● ACTIVITY:
Write out again, exactly, the lines of the listing below from the first one through the one that contains "(MODE == 1)", and no other lines.

● EXERCISE DATA:
+        bstore<FULL>(rs, v[e], vo, (unsigned)((e & 3) + 8 * (e >> 2)) * ld4 + (unsigned)(T * C) * 4u, rl0 + (e & 3) + 8 * (e >> 2), nrows);
+}
+template <bool FULL>
+__device__ __forceinline__ void ws_store_all(__amdgpu_buffer_rsrc_t rs, unsigned vo, unsigned ld4, int C, int rl0, int nrows) {
+    ws_store_tap<FULL, 0>(rs, vo, ld4, C, rl0, nrows); ws_store_tap<FULL, 1>(rs, vo, ld4, C, rl0, nrows);
+    ws_store_tap<FULL, 2>(rs, vo, ld4, C, rl0, nrows); ws_store_tap<FULL, 3>(rs, vo, ld4, C, rl0, nrows);
+    ws_store_tap<FULL, 4>(rs, vo, ld4, C, rl0, nrows); ws_store_tap<FULL, 5>(rs, vo, ld4, C, rl0, nrows);
+    ws_store_tap<FULL, 6>(rs, vo, ld4, C, rl0, nrows); ws_store_tap<FULL, 7>(rs, vo, ld4, C, rl0, nrows);
+    ws_store_tap<FULL, 8>(rs, vo, ld4, C, rl0, nrows);
+}
+
+template <int MODE, int Q, int ST>
+struct WgradStripSteps {
+    static __device__ __forceinline__ void run(unsigned pa, const unsigned (&tb)[9], const uint32_t (&cw)[2], const uint32_t (&ch)[2],
+                                               float a, float (&b)[9]) {
+        constexpr int kk = 8 * (ST >> 2) + (ST & 3);
+        constexpr int kkn = 8 * ((ST + 1) >> 2) + ((ST + 1) & 3);
+        ws_wait(a, b);
+        float av[9];
+#pragma unroll
+        for (int t = 0; t < 9; ++t) av[t] = a;
+        if constexpr (MODE == 1) {
+            av[0] = av[3] = av[6] = zero_where(a, step_mask(cw[0], kk));
+            av[2] = av[5] = av[8] = zero_where(a, step_mask(cw[1], kk));
+        } else if constexpr (MODE == 2) {
+            const uint64_t mw[3] = {step_mask(cw[0], kk), 0ull, step_mask(cw[1], kk)};
+            const uint64_t mh[3] = {step_mask(ch[0], kk), 0ull, step_mask(ch[1], kk)};
+#pragma unroll
+            for (int t = 0; t < 9; ++t)
+                if (t != 4) av[t] = zero_where(a, mh[t / 3] | mw[t % 3]);
+        }
+        float an = 0.f;
+        if constexpr (ST < 15) ws_ds_read<(Q & 1) * OP_FLOATS * 4 + kkn * LDR * 4>(an, pa);
+        ws_mfma9<(Q * BK + kkn) * WS_CI * 4, (ST < 15)>(av, b, tb);
+        if constexpr (ST < 15) WgradStripSteps<MODE, Q, ST + 1>::run(pa, tb, cw, ch, an, b);
+    }
+};
+
+template <int MODE, int Q>
+__device__ __forceinline__ void wgrad_strip_tile(unsigned pa, const unsigned (&tb)[9], const uint32_t (&cw)[2], const uint32_t (&ch)[2]) {
+    float a, b[9];
+    ws_ds_read<(Q & 1) * OP_FLOATS * 4>(a, pa);
+#pragma unroll
+    for (int t = 0; t < 9; ++t) ws_ds_read<Q * BK * WS_CI * 4>(b[t], tb[t]);
+    WgradStripSteps<MODE, Q, 0>::run(pa, tb, cw, ch, a, b);
+}
+
+template <int Q>
+__device__ __forceinline__ void wgrad_strip_tile_any(unsigned pa, const unsigned (&tb)[9],
+                                                     const uint64_t (&bw)[2][2], const uint64_t (&bh)[2][2]) {
+    const uint32_t cw[2] = {(uint32_t)(bw[0][Q >> 1] >> (32 * (Q & 1))), (uint32_t)(bw[1][Q >> 1] >> (32 * (Q & 1)))};
+    const uint32_t ch[2] = {(uint32_t)(bh[0][Q >> 1] >> (32 * (Q & 1))), (uint32_t)(bh[1][Q >> 1] >> (32 * (Q & 1)))};
+    if ((ch[0] | ch[1]) != 0) wgrad_strip_tile<2, Q>(pa, tb, cw, ch);
+    else if ((cw[0] | cw[1]) != 0) wgrad_strip_tile<1, Q>(pa, tb, cw, ch);
+    else wgrad_strip_tile<0, Q>(pa, tb, cw, ch);
+}
+
+__device__ __forceinline__ float4 wgrad_strip_load(const float* x, int C, int ci0, int W, int M, int c, int i, unsigned voff, int rr) {
+    const int64_t lo = (int64_t)c * WS_CHUNK - (W + 1) + 32 * i;
+    const int rows_left = WS_CHUNK + 2 * (W + 1) - 32 * i;
+    const int64_t hi = lo + (rows_left < 32 ? (rows_left < 0 ? 0 : rows_left) : 32);
+    const int64_t n = (hi < M ? hi : (int64_t)M) - lo;
+    const __amdgpu_buffer_rsrc_t rx = make_rsrc(x + lo * C + ci0, n > 0 ? (uint32_t)(((n - 1) * C + WS_CI) * 4) : 0u);
+    if (lo < 0) return bload(rx, lo + rr < 0 ? OOB : voff, 0);
+    return bload(rx, voff, 0);
+}
+
+template <bool AFFINE>
+__device__ __forceinline__ void wgrad_strip_store(float* ls, const float4 (&rs)[STRIP_LOADS], const float* laff, int tid) {
+    const int c4 = (tid & 7) * 4, rr = tid >> 3;
+    float4 sc = f4zero(), sh = f4zero();
+    if (AFFINE) {
+        sc = *reinterpret_cast<const float4*>(&laff[c4]);
+        sh = *reinterpret_cast<const float4*>(&laff[WS_CI + c4]);
+    }
+#pragma unroll
+    for (int i = 0; i < STRIP_LOADS; ++i)
+        *reinterpret_cast<float4*>(&ls[(rr + 32 * i) * WS_CI + c4]) = AFFINE ? f4fma(rs[i], sc, sh) : rs[i];
+}
+
+__device__ __forceinline__ void wgrad_strip_advance(int& h, int& w, int dh, int dw, int H, int W) {
+    w += dw;
+    const bool carry = w >= W;
+    w -= carry ? W : 0;
+    h += dh + (carry ? 1 : 0);
+    h -= h >= H ? H : 0;
+}
+
+template <bool AFFINE>
+__global__ __launch_bounds__(256, 1) void wgrad_strip_kernel(WgradStripP p) {
+    const int tid = threadIdx.x;
+    const int tiles = p.tiles_m * p.tiles_n;
+    const int xcd = blockIdx.x & 7, bj = blockIdx.x >> 3;
+    const int grp = bj / tiles, t = bj - grp * tiles;
+    const int split = grp * 8 + xcd;
+    if (split >= p.nsplit) return;
+    const int tm = t % p.tiles_m, tn = t / p.tiles_m;
+    const int c0 = split * p.chunks_per_split;
+    const int c1 = min(p.nchunks, c0 + p.chunks_per_split);
+    const int ci0 = tn * WS_CI;
+    const int H = p.H, W = p.W, C = p.Cin, M = p.M;
+    const int lane = tid & 63, wave = tid >> 6;
+    const int r = lane & 31, h = lane >> 5;
+
+    __shared__ __attribute__((aligned(16))) float lstrip[STRIP_ROWS * WS_CI];
+    __shared__ __attribute__((aligned(16))) float ldy[2][OP_FLOATS];
+
+    MCLoader<false>::P ap{p.dy, p.Cout, p.Cout, M, nullptr, nullptr, 1};
+    MCLoader<false> al(ap, tm * BM, tid);
+
+    ws_acc_zero();
+
+    const int rr = tid >> 3;
+    const unsigned voff = (unsigned)((rr * C + (tid & 7) * 4) * 4);
+    __shared__ __attribute__((aligned(16))) float laff[2 * WS_CI];
+    if (AFFINE) {
+        if (tid < 8) *reinterpret_cast<float4*>(&laff[tid * 4]) = *reinterpret_cast<const float4*>(p.scale + ci0 + tid * 4);
+        else if (tid < 16) *reinterpret_cast<float4*>(&laff[tid * 4]) = *reinterpret_cast<const float4*>(p.shift + ci0 + (tid - 8) * 4);
+        __syncthreads();
+    }
+    const unsigned pa = lds_addr(&ldy[0][0]) + (unsigned)((4 * h * LDR + 32 * wave + r) * 4);
+    unsigned tb[9];
+#pragma unroll
+    for (int q = 0; q < 9; ++q) tb[q] = lds_addr(lstrip) + (unsigned)(((4 * h + (q / 3) * W + (q % 3)) * WS_CI + r) * 4);
+    int ph[2], pw[2];
+#pragma unroll
+    for (int q = 0; q < 2; ++q) {
+        const unsigned m = (unsigned)c0 * WS_CHUNK + (unsigned)(64 * q + lane);
+        pw[q] = (int)(m % (unsigned)W);
+        ph[q] = (int)((m / (unsigned)W) % (unsigned)H);
+    }
+    const int dw = WS_CHUNK % W, dh = (WS_CHUNK / W) % H;
+
+    float4 rs[STRIP_LOADS], ra[4];
+    if (c0 < c1) {
+#pragma unroll
+        for (int i = 0; i < STRIP_LOADS; ++i) rs[i] = wgrad_strip_load(p.x, C, ci0, W, M, c0, i, voff, rr);
+        al.issue(c0 * 4, ra);
+        wgrad_strip_store<AFFINE>(lstrip, rs, laff, tid);
+        store_tile<false>(ldy[0], ra, tid);
+    }
+    __syncthreads();
+    for (int c = c0; c < c1; ++c) {
+        const bool next = c + 1 < c1;
+        uint64_t bw[2][2], bh[2][2];
+#pragma unroll
+        for (int q = 0; q < 2; ++q) {
+            bw[0][q] = __builtin_amdgcn_ballot_w64(pw[q] == 0);
+            bw[1][q] = __builtin_amdgcn_ballot_w64(pw[q] == W - 1);
+            bh[0][q] = __builtin_amdgcn_ballot_w64(ph[q] == 0);
+            bh[1][q] = __builtin_amdgcn_ballot_w64(ph[q] == H - 1);
+            wgrad_strip_advance(ph[q], pw[q], dh, dw, H, W);
+        }
+        al.issue(c * 4 + 1, ra);
+        if (next) {
+#pragma unroll
+            for (int i = 0; i < 3; ++i) rs[i] = wgrad_strip_load(p.x, C, ci0, W, M, c + 1, i, voff, rr);
+        }
+        wgrad_strip_tile_any<0>(pa, tb, bw, bh);
+        store_tile<false>(ldy[1], ra, tid);
+        __syncthreads();
+        al.issue(c * 4 + 2, ra);
+        if (next) {
+#pragma unroll
+            for (int i = 3; i < 5; ++i) rs[i] = wgrad_strip_load(p.x, C, ci0, W, M, c + 1, i, voff, rr);
+        }
+        wgrad_strip_tile_any<1>(pa, tb, bw, bh);
+        store_tile<false>(ldy[0], ra, tid);
+        __syncthreads();
+        al.issue(c * 4 + 3, ra);
+        if (next) {
+#pragma unroll
+            for (int i = 5; i < 7; ++i) rs[i] = wgrad_strip_load(p.x, C, ci0, W, M, c + 1, i, voff, rr);
+        }
+        wgrad_strip_tile_any<2>(pa, tb, bw, bh);
+        store_tile<false>(ldy[1], ra, tid);
+        __syncthreads();
+        if (next) {
+            al.issue(c * 4 + 4, ra);
+#pragma unroll
+            for (int i = 7; i < 9; ++i) rs[i] = wgrad_strip_load(p.x, C, ci0, W, M, c + 1, i, voff, rr);
+        }
+        wgrad_strip_tile_any<3>(pa, tb, bw, bh);
+        if (next) {
+            store_tile<false>(ldy[0], ra, tid);
+            __syncthreads();
+            wgrad_strip_store<AFFINE>(lstrip, rs, laff, tid);
+        }
+        __syncthreads();
+    }
+
+    ws_acc_settle();
+    const int nrows = p.Cout - tm * BM < BM ? p.Cout - tm * BM : BM;
+    const unsigned ld4 = (unsigned)(9 * C) * 4u;
+    const __amdgpu_buffer_rsrc_t rs_out = make_rsrc(p.slabs + (int64_t)split * p.slab_stride + (int64_t)tm * BM * 9 * C, (uint32_t)nrows * ld4);
+    const int rl0 = 32 * wave + 4 * h;
+    const unsigned vo = (unsigned)rl0 * ld4 + (unsigned)(ci0 + r) * 4u;
+    if (nrows == BM) ws_store_all<true>(rs_out, vo, ld4, C, rl0, nrows);
+    else ws_store_all<false>(rs_out, vo, ld4, C, rl0, nrows);
+}
+
 }
 
 namespace goalnet {
@@ -1153,9 +1451,58 @@
     return ((size_t)N * 8 * Cout * sizeof(double) + 255) / 256 * 256 + ((size_t)Cout * 9 * sizeof(float) + 255) / 256 * 256;
 }
 
+static int wgrad_strip_splits(int64_t M, int Cin, int Cout) {
+    const int64_t tiles = (int64_t)((Cout + BM - 1) / BM) * (Cin / WS_CI);
+    const int64_t nchunks = M > 0 ? (M + WS_CHUNK - 1) / WS_CHUNK : 1;
+    int64_t s = (512 + (tiles > 0 ? tiles : 1) - 1) / (tiles > 0 ? tiles : 1);
+    const int64_t smax = nchunks / 2 > 1 ? nchunks / 2 : 1;
+    if (s > smax) s = smax;
+    if (s > 512) s = 512;
+    if (s >= 8) {
+        int64_t best = (s + 7) / 8 * 8 <= smax ? (s + 7) / 8 * 8 : s / 8 * 8;
+        double best_eff = 0.0;
+        for (int64_t c = best; c <= 2 * s + 8 && c <= smax && c <= 1024; c += 8) {
+            const int64_t blocks = tiles * c, rounds = (blocks + 511) / 512;
+            const double eff = (double)blocks / (double)(rounds * 512);
+            if (eff > best_eff + 1e-9) { best_eff = eff; best = c; }
+        }
+        s = best;
+    }
+    const int64_t cps = (nchunks + s - 1) / s;
+    return (int)((nchunks + cps - 1) / cps);
+}
+
+constexpr bool WGRAD_STRIP_ADOPTED = true;
+static bool wgrad_dsel(int N, int H, int W) {
+    const char* force = getenv("GOALNET_WGRAD_PATH");
+    return force && force[0] == 's' ? true : force && force[0] == 'c' ? false : (int64_t)N * (H > W ? H : W) <= 4096;
+}
+static bool wgrad_strip_f32(int N, int H, int W, int Cin, bool affine, bool has_ctr) {
+    const char* e = getenv("GOALNET_F32_WGRAD_STRIP");
+    if (e && e[0] == '0') return false;
+    const bool dsel = wgrad_dsel(N, H, W);
+    const bool legal = Cin % WS_CI == 0 && W <= WGRAD_STRIP_MAX_W && !(has_ctr && (dsel || !affine));
+    if (e && e[0] == '1') return legal;
+    return legal && !dsel && WGRAD_STRIP_ADOPTED;
+}
+
+int goalnet_conv3x3_wgrad_path(int N, int H, int W, int Cin, int Cout, int affine, int has_ctr) {
+    if (N <= 0 || H <= 0 || W <= 0 || Cin <= 0 || Cout <= 0) return -1;
+    return wgrad_strip_f32(N, H, W, Cin, affine != 0, has_ctr != 0) ? 1 : 0;
+}
+
+int goalnet_conv3x3_wgrad_strip_max_w(void) { return WGRAD_STRIP_MAX_W; }
+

● RESPONSE BOX:
+        bstore<FULL>(rs, v[e], vo, (unsigned)((e & 3) + 8 * (e >> 2)) * ld4 + (unsigned)(T * C) * 4u, rl0 + (e & 3) + 8 * (e >> 2), nrows);
+}
+template <bool FULL>
+__device__ __forceinline__ void ws_store_all(__amdgpu_buffer_rsrc_t rs, unsigned vo, unsigned ld4, int C, int rl0, int nrows) {
+    ws_store_tap<FULL, 0>(rs, vo, ld4, C, rl0, nrows); ws_store_tap<FULL, 1>(rs, vo, ld4, C, rl0, nrows);
+    ws_store_tap<FULL, 2>(rs, vo, ld4, C, rl0, nrows); ws_store_tap<FULL, 3>(rs, vo, ld4, C, rl0, nrows);
+    ws_store_tap<FULL, 4>(rs, vo, ld4, C, rl0, nrows); ws_store_tap<FULL, 5>(rs, vo, ld4, C, rl0, nrows);
+    ws_store_tap<FULL, 6>(rs, vo, ld4, C, rl0, nrows); ws_store_tap<FULL, 7>(rs, vo, ld4, C, rl0, nrows);
+    ws_store_tap<FULL, 8>(rs, vo, ld4, C, rl0, nrows);
+}
+
+template <int MODE, int Q, int ST>
+struct WgradStripSteps {
+    static __device__ __forceinline__ void run(unsigned pa, const unsigned (&tb)[9], const uint32_t (&cw)[2], const uint32_t (&ch)[2],
+                                               float a, float (&b)[9]) {
+        constexpr int kk = 8 * (ST >> 2) + (ST & 3);
+        constexpr int kkn = 8 * ((ST + 1) >> 2) + ((ST + 1) & 3);
+        ws_wait(a, b);
+        float av[9];
+#pragma unroll
+        for (int t = 0; t < 9; ++t) av[t] = a;
+        if constexpr (MODE == 1) {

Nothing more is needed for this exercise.